II. INAUGURAL DISSERTATION ON YELLOW FEVER, AND ON THE TREATMENT OF THAT DISEASE BY SALINE MEDICINES. By G. F. Bone, M.D., Assistant Surgeon to the Forces. 8vo. pp. 85. Edinburgh, 1846. Black.

III. CORRESPONDENCE ON THE SUBJECT OF THE "ECLAIR," AND OF THE EPIDEMY WHICH BROKE OUT IN THE SAID VESSEL. Presented to the House of Commons by Command of Her Majesty, in pursuance of their Address of the 23d January, 1846. Folio, pp. 94.

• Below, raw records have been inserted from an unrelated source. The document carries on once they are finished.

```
template <int BM, int BN, int WM, int WN, class AL, class BL>
static int launch_h2(dim3 grid, hipStream_t s, const typename AL::P& ap, const typename BL::P& bp,
                     const EpiH2P& ep, int M, int N, int K, int kchunk, int zsplit, H2Scale sa,
                     H2Scale sb) {
  constexpr int NT = WM * WN * 64;
  const long long total = (long long)grid.x * grid.y * grid.z;
  const int remap = split_xcd() && total % 8 == 0 && grid.z > 1 ? 1 : 0;
  hipLaunchKernelGGL((gemm_h2_kernel<BM, BN, WM, WN, AL, BL, EpiH2>), grid, dim3(NT), 0, s, ap, bp,
                     ep, M, N, K, kchunk, zsplit, remap, sa, sb);
  NSM_LAUNCH_CHECK("gemm_h2");
  return 0;
}

static bool h2_mf16() { static const bool v = env_flag("NSM_H2_MF16", true); return v; }

template <int BM, int BN, int WM, int WN, class AL, class BL, bool SP = false, bool O16 = false>
static int launch_h2q(dim3 grid, hipStream_t s, const typename AL::P& ap, const typename BL::P& bp,
                      const EpiH2P& ep, int M, int N, int K, H2Scale sa, H2Scale sb) {
  constexpr int NT = WM * WN * 64;
  const long long total = (long long)grid.x * grid.y * grid.z;
  const int remap = split_xcd() && total % 8 == 0 && grid.z > 1 ? 1 : 0;
  hipLaunchKernelGGL((gemm_h2q_kernel<BM, BN, WM, WN, AL, BL, SP, O16>), grid, dim3(NT), 0, s, ap, bp, ep,
                     M, N, K, K, 1, remap, sa, sb);
  NSM_LAUNCH_CHECK("gemm_h2q");
  return 0;
}

static bool h2p_nfast() { static const bool v = env_flag("NSM_H2P_NFAST", true); return v; }

static bool h2_persist() { static const bool v = env_flag("NSM_H2_PERSIST", true); return v; }

static bool h2_persistent(long long total, int K) {
  return h2_persist() && K % 128 == 0 && total > cu_count() && total < (1ll << 30);
}

template <int BM, int BN, int WM, int WN, class AL, class BL, bool SP = false, bool O16 = false>
static int launch_h2p(dim3 grid, hipStream_t s, const typename AL::P& ap, const typename BL::P& bp,
                      const EpiH2P& ep, int M, int N, int K, H2Scale sa, H2Scale sb) {
  constexpr int NT = WM * WN * 64;
  const long long total = (long long)grid.x * grid.y * grid.z;
  hipLaunchKernelGGL((gemm_h2p_kernel<BM, BN, WM, WN, AL, BL, SP, O16>), dim3(cu_count()), dim3(NT), 0, s,
                     ap, bp, ep, M, N, K, (int)grid.x, (int)grid.y, (int)total, sa, sb,
                     h2p_nfast() ? 1 : 0);
  NSM_LAUNCH_CHECK("gemm_h2p");
// ... 131 lines not shown
  if (wgrad_q()) {
    if (BM == 256 && BN == 256)
      return launch_h2qk<256, 256, 2, 4, F16PixDma<256, 8>, F16PixDma<256, 8>, true>(
          grid, s, ap, bp, ep, M, N, K, kchunk, splits, sdm, sv);
    if (BM == 128 && BN == 128)
      return launch_h2qk<128, 128, 2, 2, F16PixDma<128, 4>, F16PixDma<128, 4>, true>(
          grid, s, ap, bp, ep, M, N, K, kchunk, splits, sdm, sv);
    return fail(NSM_E_ARG, "wino_wgrad_gemm_f16: tile %dx%d", BM, BN);
  }
  if (BM == 256 && BN == 256 && f16_wg_kt64())
    hipLaunchKernelGGL((gemm_h2_kernel<256, 256, 2, 4, F16PixDma<256, 8, 64>, F16PixDma<256, 8, 64>, EpiH2,
                                       true>),
                       grid, dim3(512), 0, s, ap, bp, ep, M, N, K, kchunk, splits, remap, sdm, sv);
  else if (BM == 256 && BN == 256)
    hipLaunchKernelGGL((gemm_h2_kernel<256, 256, 2, 4, F16PixDma<256, 8>, F16PixDma<256, 8>, EpiH2, true>),
                       grid, dim3(512), 0, s, ap, bp, ep, M, N, K, kchunk, splits, remap, sdm, sv);
  else if (BM == 128 && BN == 128)
    hipLaunchKernelGGL((gemm_h2_kernel<128, 128, 2, 2, F16PixDma<128, 4>, F16PixDma<128, 4>, EpiH2, true>),
                       grid, dim3(256), 0, s, ap, bp, ep, M, N, K, kchunk, splits, remap, sdm, sv);
  else
    return fail(NSM_E_ARG, "wino_wgrad_gemm_f16: tile %dx%d", BM, BN);
  NSM_LAUNCH_CHECK("wino_wgrad_gemm_f16");
  return 0;
}

static int wino_wgrad_gemm_h2(const bf16_t* dM, const bf16_t* V, long long T, int cin_p,
                              int cout_p, int nb, int BM, int BN, int kchunk, int splits,
                              float* slab, H2Scale sdm, H2Scale sv, hipStream_t s) {
  const int M = cout_p, N = cin_p, K = (int)T;
  H2PixP ap{dM, 2 * cout_p, 2 * cout_p, (int)T, T * 2 * cout_p};
  H2PixP bp{V, 2 * cin_p, 2 * cin_p, (int)T, T * 2 * cin_p};
  EpiH2P ep{slab, N, (long long)M * N};
  const dim3 grid(ceil_div(M, BM), ceil_div(N, BN), nb * splits);
#define NSM_WH(bm, bn, wm, wn)                                                                   \
  if (BM == bm && BN == bn)                                                                      \
    return wgrad_q() ? launch_h2qk<bm, bn, wm, wn, H2PixDma<2 * bm, wm * wn>,                    \
                                   H2PixDma<2 * bn, wm * wn>>(grid, s, ap, bp, ep, M, N, K,      \
                                                              kchunk, splits, sdm, sv)           \
                     : launch_h2<bm, bn, wm, wn, H2PixDma<2 * bm, wm * wn>,                      \
                                 H2PixDma<2 * bn, wm * wn>>(grid, s, ap, bp, ep, M, N, K, kchunk, \
                                                            splits, sdm, sv);
  NSM_WH(256, 256, 2, 4)
  NSM_WH(128, 128, 2, 2)
  NSM_WH(128, 64, 2, 2)
  NSM_WH(64, 128, 2, 2)
  NSM_WH(64, 64, 2, 2)
  NSM_WH(128, 32, 4, 1)
  NSM_WH(32, 128, 1, 4)
  NSM_WH(64, 32, 2, 1)
  NSM_WH(32, 64, 1, 2)
#undef NSM_WH
  if (wgrad_q())
    return launch_h2qk<32, 32, 1, 1, H2PixDma<64, 1>, H2PixDma<64, 1>>(grid, s, ap, bp, ep, M, N, K,
                                                                     kchunk, splits, sdm, sv);
  return launch_h2<32, 32, 1, 1, H2PixDma<64, 1>, H2PixDma<64, 1>>(grid, s, ap, bp, ep, M, N, K,
                                                                   kchunk, splits, sdm, sv);
}
```

pcss-unet_amd/csrc/nsm_conv_h2d.inc:

```

struct EpiStoreH {
  using P = EpiStoreP;
  template <int TM, int TN, int WM, int WN>
  static constexpr int lds_bytes() {
    constexpr int a = WM * WN * 32 * (TN * 32 + 4) * 4, b = WM * WN * TN * 32 * 4;
    return a > b ? a : b;
  }
  template <int TM, int TN, int WM, int WN>
  __device__ static void apply(const P& e, f32x16 (&acc)[TM][TN], const EpiCtx& cx, int M, int N,
                               int) {
    const int col = cx.lane & 31, h = cx.lane >> 5;
#pragma unroll
    for (int tn = 0; tn < TN; ++tn) {
      const int n = cx.nb + tn * 32 + col;
      const float bv = (e.bias && n < N) ? e.bias[n] : 0.f;
#pragma unroll
      for (int tm = 0; tm < TM; ++tm)
#pragma unroll
        for (int i = 0; i < 16; ++i) acc[tm][tn][i] += bv;
    }
    constexpr int WC = TN * 32, WCP = WC + 4, CPR = WC / 4;
    float* reg = cx.lds + (cx.wm * WN + cx.wn) * (32 * WCP);
#pragma unroll
    for (int tm = 0; tm < TM; ++tm) {
// ... 486 lines not shown
  NSM_CHECK_ARG(plan && M > 0 && cip > 0 && cop > 0 && cip % 32 == 0 && cop % 32 == 0,
                "conv1x1_dgrad_bnbwd_h2_plan: bad args");
  const int K = 2 * cop, tile = h2d_tile(M, cip, K, true), bm = h2d_tile_bm(tile);
  const bool p = h2d_bnb_persistent(tile, M, cip, K, cip);
  const long long total = (long long)ceil_div(M, bm) * ceil_div(cip, 128);
  plan[0] = tile;
  plan[1] = p ? 1 : 0;
  plan[2] = !p ? 0 : tile == 2 ? h2bp_grid<256, 128, 4, 2>(total) : h2bp_grid<128, 128, 2, 2>(total);
  plan[3] = bm;
  return 0;
}

extern "C" int nsm_h2d_tile_walk(int gx, int gy, int grid, int block, int* out, int cap,
                                 int* count) {
  NSM_CHECK_ARG(out && count && gx > 0 && gy > 0 && grid > 0 && block >= 0 && block < grid &&
                    cap >= 0 && (long long)gx * gy < (1ll << 30),
                "h2d_tile_walk: bad args");
  int cnt = 0;
  for (int L = block; L < gx * gy; L += grid, ++cnt) {
    if (cnt >= cap) continue;
    int m, n;
    out[3 * cnt + 2] = h2d_tile_decode(L, gx, gy, m, n);
    out[3 * cnt] = m;
    out[3 * cnt + 1] = n;
  }
  *count = cnt;
  return 0;
}

extern "C" size_t nsm_conv1x1_wgrad_h2_ws(int M, int cin_p, int cout_p) {
  return plan_wgrad_h2(M, cin_p, cout_p).ws_floats;
}

extern "C" int nsm_conv1x1_wgrad_h2(const void* dyh, const void* xh, int M, int cin_p, int cout_p,
                                    int cin, int cout, float* dw, float* ws, size_t ws_floats,
                                    const uint32_t* amax_dy, const uint32_t* amax_x, void* stream) {
  NSM_CHECK_ARG(dyh && xh && dw && ws && amax_dy && amax_x, "conv1x1_wgrad_h2: null pointer");
  NSM_CHECK_ARG(M > 0 && cin_p % 32 == 0 && cout_p % 32 == 0 && cin <= cin_p && cout <= cout_p,
                "conv1x1_wgrad_h2: bad shape");
  NSM_CHECK_ARG(((uintptr_t)dyh % 16) == 0 && ((uintptr_t)xh % 16) == 0 && ((uintptr_t)ws % 16) == 0,
                "conv1x1_wgrad_h2: 16-B alignment");
  NSM_CHECK_ARG((long long)M * 2 * std::max(cin_p, cout_p) < (1ll << 30),
                "conv1x1_wgrad_h2: operand too large");
  const WgradPlan pl = plan_wgrad_h2(M, cin_p, cout_p);
  if (ws_floats < pl.ws_floats)
    return fail(NSM_E_WS, "conv1x1_wgrad_h2: workspace %zu < %zu floats", ws_floats, pl.ws_floats);
  hipStream_t s = as_stream(stream);
  const int rc = wino_wgrad_gemm_h2((const bf16_t*)dyh, (const bf16_t*)xh, M, cin_p, cout_p, 1,
                                    pl.BM, pl.BN, pl.kchunk, pl.splits, ws, H2Scale{amax_dy, 1.f},
                                    H2Scale{amax_x, 1.f}, s);
  if (rc) return rc;
  return wgrad_finish(ws, pl, cout_p, cin_p, cin_p, 1, cin, cout, dw, s);
}

template <int R, int NW>
struct H2ConvDma : ConvActDma<R, NW, 64> {
  static constexpr int KT = 64;
  __device__ void init(const ConvActPB& p, int m0, int kb, int ke, int wid, int lane, int) {
    ConvActDma<R, NW, 64>::init(p, m0, kb, ke, wid, lane);
  }
};
template <int R, int NW>
struct H2RowsKDma : RowsKDma<R, NW, 64> {
  static constexpr int KT = 64;
  __device__ void init(const RowsKPB& p, int n0, int kb, int ke, int wid, int lane, int) {
    RowsKDma<R, NW, 64>::init(p, n0, kb, ke, wid, lane);
// ... 128 lines not shown
```

pcss-unet_amd/nsm_amd/_lib.py:

```python
import ctypes
import os

import torch

_HERE = os.path.dirname(os.path.abspath(__file__))
LIB_PATH = os.environ.get("NSM_LIB", os.path.join(_HERE, "libnsm.so"))

P = ctypes.c_void_p
I = ctypes.c_int
L = ctypes.c_int64
F = ctypes.c_float
Z = ctypes.c_size_t
D = ctypes.c_double
U64 = ctypes.c_uint64
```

DR. FERGUSSON was one of the most active and intelligent medical officers which our army has produced during the present century. He had seen a great deal of service in different parts of the world from the year 1794, when he joined the 90th regiment, as assistant-surgeon, at Ghent, in the unfortunate expedition under the Duke of York. Two years afterwards, we find him at St. Domingo, where he remained several years in active employment. On the final evacuation of that colony, he received thanks in public orders for his services. In 1801, he accompanied the expedition to the Baltic as Staff-surgeon of the troops embarked, and was on board the Admiral's ship on the occasion of the famous attack, under Nelson, upon Copenhagen. In the Peninsula, he was present at the taking of Oporto, and at the battles of Talavera and Busaco. In 1815 he accompanied the expedition against Guadaloupe, and then remained in the West Indies for two years. In 1817, he settled as physician at Edinburgh; but in 1821, finding the ground entirely pre-occupied in the northern metropolis, he moved his quarters to Windsor, where he eventually acquired an extensive and very lucrative practice, and where he continued to reside till the period of his death in January of the present year. Throughout the whole of his busy career, he had been an ardent and zealous writer upon medical matters; more especially upon those appertaining to the subject of Fevers, Contagion, Quarantine, &c. Many of his communications appeared in the pages of our respected cotemporary, the Edinburgh Medical and Surgical Journal. For some years before his death, he had formed the plan of collecting together his scattered writings, extending and enlarging them, and adding others, with the view of publishing them all in one substantive volume. This he was not spared to complete. The first half only of the present work was revised and corrected by the author; the other half consists entirely of re-published papers. The former is chiefly occupied with articles on subjects strictly military; as Military Tactics; the Exercises, Dress, and Arms of the Soldier; Barracks and Barrack-Life; Military Hospitals and Staff; and Diet and Rations; there are also short

1846.]

CONTAGION OF FEBRILE DISEASES.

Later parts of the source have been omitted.